-- Work task --
For the records below, output each line exactly as it appears, from the first through the line with "--- a/astar-pairwise-aligner_amd/csrc/slice_unit.hip".

(Beginning of Dataset)

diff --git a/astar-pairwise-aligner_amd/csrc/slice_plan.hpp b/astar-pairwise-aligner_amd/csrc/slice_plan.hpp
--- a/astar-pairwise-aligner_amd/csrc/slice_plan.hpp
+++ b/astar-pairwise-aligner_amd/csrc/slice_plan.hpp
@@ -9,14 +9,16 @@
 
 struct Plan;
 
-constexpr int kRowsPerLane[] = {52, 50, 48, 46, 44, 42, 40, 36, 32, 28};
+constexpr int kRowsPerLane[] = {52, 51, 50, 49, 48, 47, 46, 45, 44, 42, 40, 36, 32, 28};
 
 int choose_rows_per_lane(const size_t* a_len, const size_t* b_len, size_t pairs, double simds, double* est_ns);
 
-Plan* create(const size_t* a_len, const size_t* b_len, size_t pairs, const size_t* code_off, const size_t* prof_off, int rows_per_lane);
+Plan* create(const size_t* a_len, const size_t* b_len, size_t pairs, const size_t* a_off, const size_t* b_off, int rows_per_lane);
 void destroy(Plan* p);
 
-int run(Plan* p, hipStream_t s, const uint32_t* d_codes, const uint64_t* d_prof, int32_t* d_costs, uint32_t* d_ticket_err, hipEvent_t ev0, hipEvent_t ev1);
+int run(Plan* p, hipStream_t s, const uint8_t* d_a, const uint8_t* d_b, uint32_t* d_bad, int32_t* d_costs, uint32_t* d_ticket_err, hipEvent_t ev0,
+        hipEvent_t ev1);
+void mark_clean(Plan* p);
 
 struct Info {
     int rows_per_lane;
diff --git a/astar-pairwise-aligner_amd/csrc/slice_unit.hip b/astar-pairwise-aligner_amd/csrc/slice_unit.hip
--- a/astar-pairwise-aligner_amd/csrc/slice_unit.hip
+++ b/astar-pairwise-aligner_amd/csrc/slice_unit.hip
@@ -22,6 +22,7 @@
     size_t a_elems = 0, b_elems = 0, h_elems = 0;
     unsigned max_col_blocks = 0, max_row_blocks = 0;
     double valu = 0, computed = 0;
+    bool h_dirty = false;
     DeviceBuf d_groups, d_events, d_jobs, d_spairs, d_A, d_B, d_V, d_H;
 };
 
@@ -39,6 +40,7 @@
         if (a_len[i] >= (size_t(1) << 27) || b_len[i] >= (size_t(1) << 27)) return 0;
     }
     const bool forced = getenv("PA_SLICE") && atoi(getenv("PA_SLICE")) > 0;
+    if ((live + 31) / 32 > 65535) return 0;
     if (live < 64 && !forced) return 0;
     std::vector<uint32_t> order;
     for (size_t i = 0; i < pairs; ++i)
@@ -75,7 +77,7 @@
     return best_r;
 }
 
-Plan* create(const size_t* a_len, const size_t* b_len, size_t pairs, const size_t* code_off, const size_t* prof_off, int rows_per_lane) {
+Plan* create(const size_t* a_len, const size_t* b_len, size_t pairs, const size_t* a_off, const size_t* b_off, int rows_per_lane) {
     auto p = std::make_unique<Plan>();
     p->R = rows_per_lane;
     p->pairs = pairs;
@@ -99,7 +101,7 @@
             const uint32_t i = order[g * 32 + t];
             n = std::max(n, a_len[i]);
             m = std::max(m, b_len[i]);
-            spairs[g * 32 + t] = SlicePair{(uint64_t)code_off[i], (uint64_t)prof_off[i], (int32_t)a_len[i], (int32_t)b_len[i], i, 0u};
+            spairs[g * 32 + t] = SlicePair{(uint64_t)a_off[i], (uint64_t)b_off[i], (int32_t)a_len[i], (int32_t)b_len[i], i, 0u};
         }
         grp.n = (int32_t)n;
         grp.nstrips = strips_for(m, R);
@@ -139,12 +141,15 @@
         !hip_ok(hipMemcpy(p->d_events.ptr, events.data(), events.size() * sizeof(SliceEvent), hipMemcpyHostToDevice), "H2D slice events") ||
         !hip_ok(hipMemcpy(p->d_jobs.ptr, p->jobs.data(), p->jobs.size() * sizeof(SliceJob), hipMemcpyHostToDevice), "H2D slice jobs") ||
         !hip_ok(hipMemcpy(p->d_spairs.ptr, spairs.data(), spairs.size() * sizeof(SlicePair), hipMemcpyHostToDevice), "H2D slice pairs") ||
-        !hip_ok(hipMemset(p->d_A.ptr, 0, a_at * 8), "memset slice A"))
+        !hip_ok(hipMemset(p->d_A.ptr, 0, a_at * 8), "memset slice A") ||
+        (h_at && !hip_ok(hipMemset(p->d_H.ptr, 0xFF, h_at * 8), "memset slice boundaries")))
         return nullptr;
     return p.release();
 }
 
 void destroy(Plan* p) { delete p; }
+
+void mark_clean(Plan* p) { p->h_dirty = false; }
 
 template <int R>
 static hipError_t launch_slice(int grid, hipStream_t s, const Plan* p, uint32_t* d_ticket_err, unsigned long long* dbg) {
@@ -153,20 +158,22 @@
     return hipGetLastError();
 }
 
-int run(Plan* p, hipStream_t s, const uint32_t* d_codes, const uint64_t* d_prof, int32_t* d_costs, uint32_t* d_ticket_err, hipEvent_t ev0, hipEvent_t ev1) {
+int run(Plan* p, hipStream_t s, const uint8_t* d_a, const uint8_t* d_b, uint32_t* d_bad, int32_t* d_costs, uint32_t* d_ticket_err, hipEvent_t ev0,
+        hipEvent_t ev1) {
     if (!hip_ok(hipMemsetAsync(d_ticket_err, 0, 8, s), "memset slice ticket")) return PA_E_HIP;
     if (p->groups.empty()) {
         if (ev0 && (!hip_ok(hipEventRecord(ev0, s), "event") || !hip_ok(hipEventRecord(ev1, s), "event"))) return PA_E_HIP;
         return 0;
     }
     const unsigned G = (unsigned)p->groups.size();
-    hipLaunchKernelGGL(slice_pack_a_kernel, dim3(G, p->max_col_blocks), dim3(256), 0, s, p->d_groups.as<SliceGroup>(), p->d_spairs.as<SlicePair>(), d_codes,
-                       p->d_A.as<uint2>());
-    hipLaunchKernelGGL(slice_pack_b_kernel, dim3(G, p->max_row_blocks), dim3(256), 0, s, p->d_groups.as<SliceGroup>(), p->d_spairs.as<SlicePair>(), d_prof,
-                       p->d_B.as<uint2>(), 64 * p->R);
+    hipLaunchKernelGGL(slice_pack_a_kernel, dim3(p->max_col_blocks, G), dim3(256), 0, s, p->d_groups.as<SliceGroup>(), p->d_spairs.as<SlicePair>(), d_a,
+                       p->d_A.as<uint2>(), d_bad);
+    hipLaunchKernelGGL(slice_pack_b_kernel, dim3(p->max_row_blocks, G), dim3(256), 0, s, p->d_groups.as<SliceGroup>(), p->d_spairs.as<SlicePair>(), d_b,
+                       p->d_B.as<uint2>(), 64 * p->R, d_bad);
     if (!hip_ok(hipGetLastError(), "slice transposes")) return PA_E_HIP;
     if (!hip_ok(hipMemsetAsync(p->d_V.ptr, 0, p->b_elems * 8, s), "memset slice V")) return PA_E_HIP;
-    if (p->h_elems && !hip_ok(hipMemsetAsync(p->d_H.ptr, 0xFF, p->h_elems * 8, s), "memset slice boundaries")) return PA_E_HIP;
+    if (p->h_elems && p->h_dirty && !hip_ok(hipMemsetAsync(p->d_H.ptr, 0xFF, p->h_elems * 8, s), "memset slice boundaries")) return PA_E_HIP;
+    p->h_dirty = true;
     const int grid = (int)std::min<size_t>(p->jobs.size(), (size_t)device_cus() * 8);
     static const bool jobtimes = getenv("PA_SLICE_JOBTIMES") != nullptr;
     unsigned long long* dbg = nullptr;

(End of Dataset)

-- Written solution --
diff --git a/astar-pairwise-aligner_amd/csrc/slice_plan.hpp b/astar-pairwise-aligner_amd/csrc/slice_plan.hpp
--- a/astar-pairwise-aligner_amd/csrc/slice_plan.hpp
+++ b/astar-pairwise-aligner_amd/csrc/slice_plan.hpp
@@ -9,14 +9,16 @@
 
 struct Plan;
 
-constexpr int kRowsPerLane[] = {52, 50, 48, 46, 44, 42, 40, 36, 32, 28};
+constexpr int kRowsPerLane[] = {52, 51, 50, 49, 48, 47, 46, 45, 44, 42, 40, 36, 32, 28};
 
 int choose_rows_per_lane(const size_t* a_len, const size_t* b_len, size_t pairs, double simds, double* est_ns);
 
-Plan* create(const size_t* a_len, const size_t* b_len, size_t pairs, const size_t* code_off, const size_t* prof_off, int rows_per_lane);
+Plan* create(const size_t* a_len, const size_t* b_len, size_t pairs, const size_t* a_off, const size_t* b_off, int rows_per_lane);
 void destroy(Plan* p);
 
-int run(Plan* p, hipStream_t s, const uint32_t* d_codes, const uint64_t* d_prof, int32_t* d_costs, uint32_t* d_ticket_err, hipEvent_t ev0, hipEvent_t ev1);
+int run(Plan* p, hipStream_t s, const uint8_t* d_a, const uint8_t* d_b, uint32_t* d_bad, int32_t* d_costs, uint32_t* d_ticket_err, hipEvent_t ev0,
+        hipEvent_t ev1);
+void mark_clean(Plan* p);
 
 struct Info {
     int rows_per_lane;
diff --git a/astar-pairwise-aligner_amd/csrc/slice_unit.hip b/astar-pairwise-aligner_amd/csrc/slice_unit.hip
--- a/astar-pairwise-aligner_amd/csrc/slice_unit.hip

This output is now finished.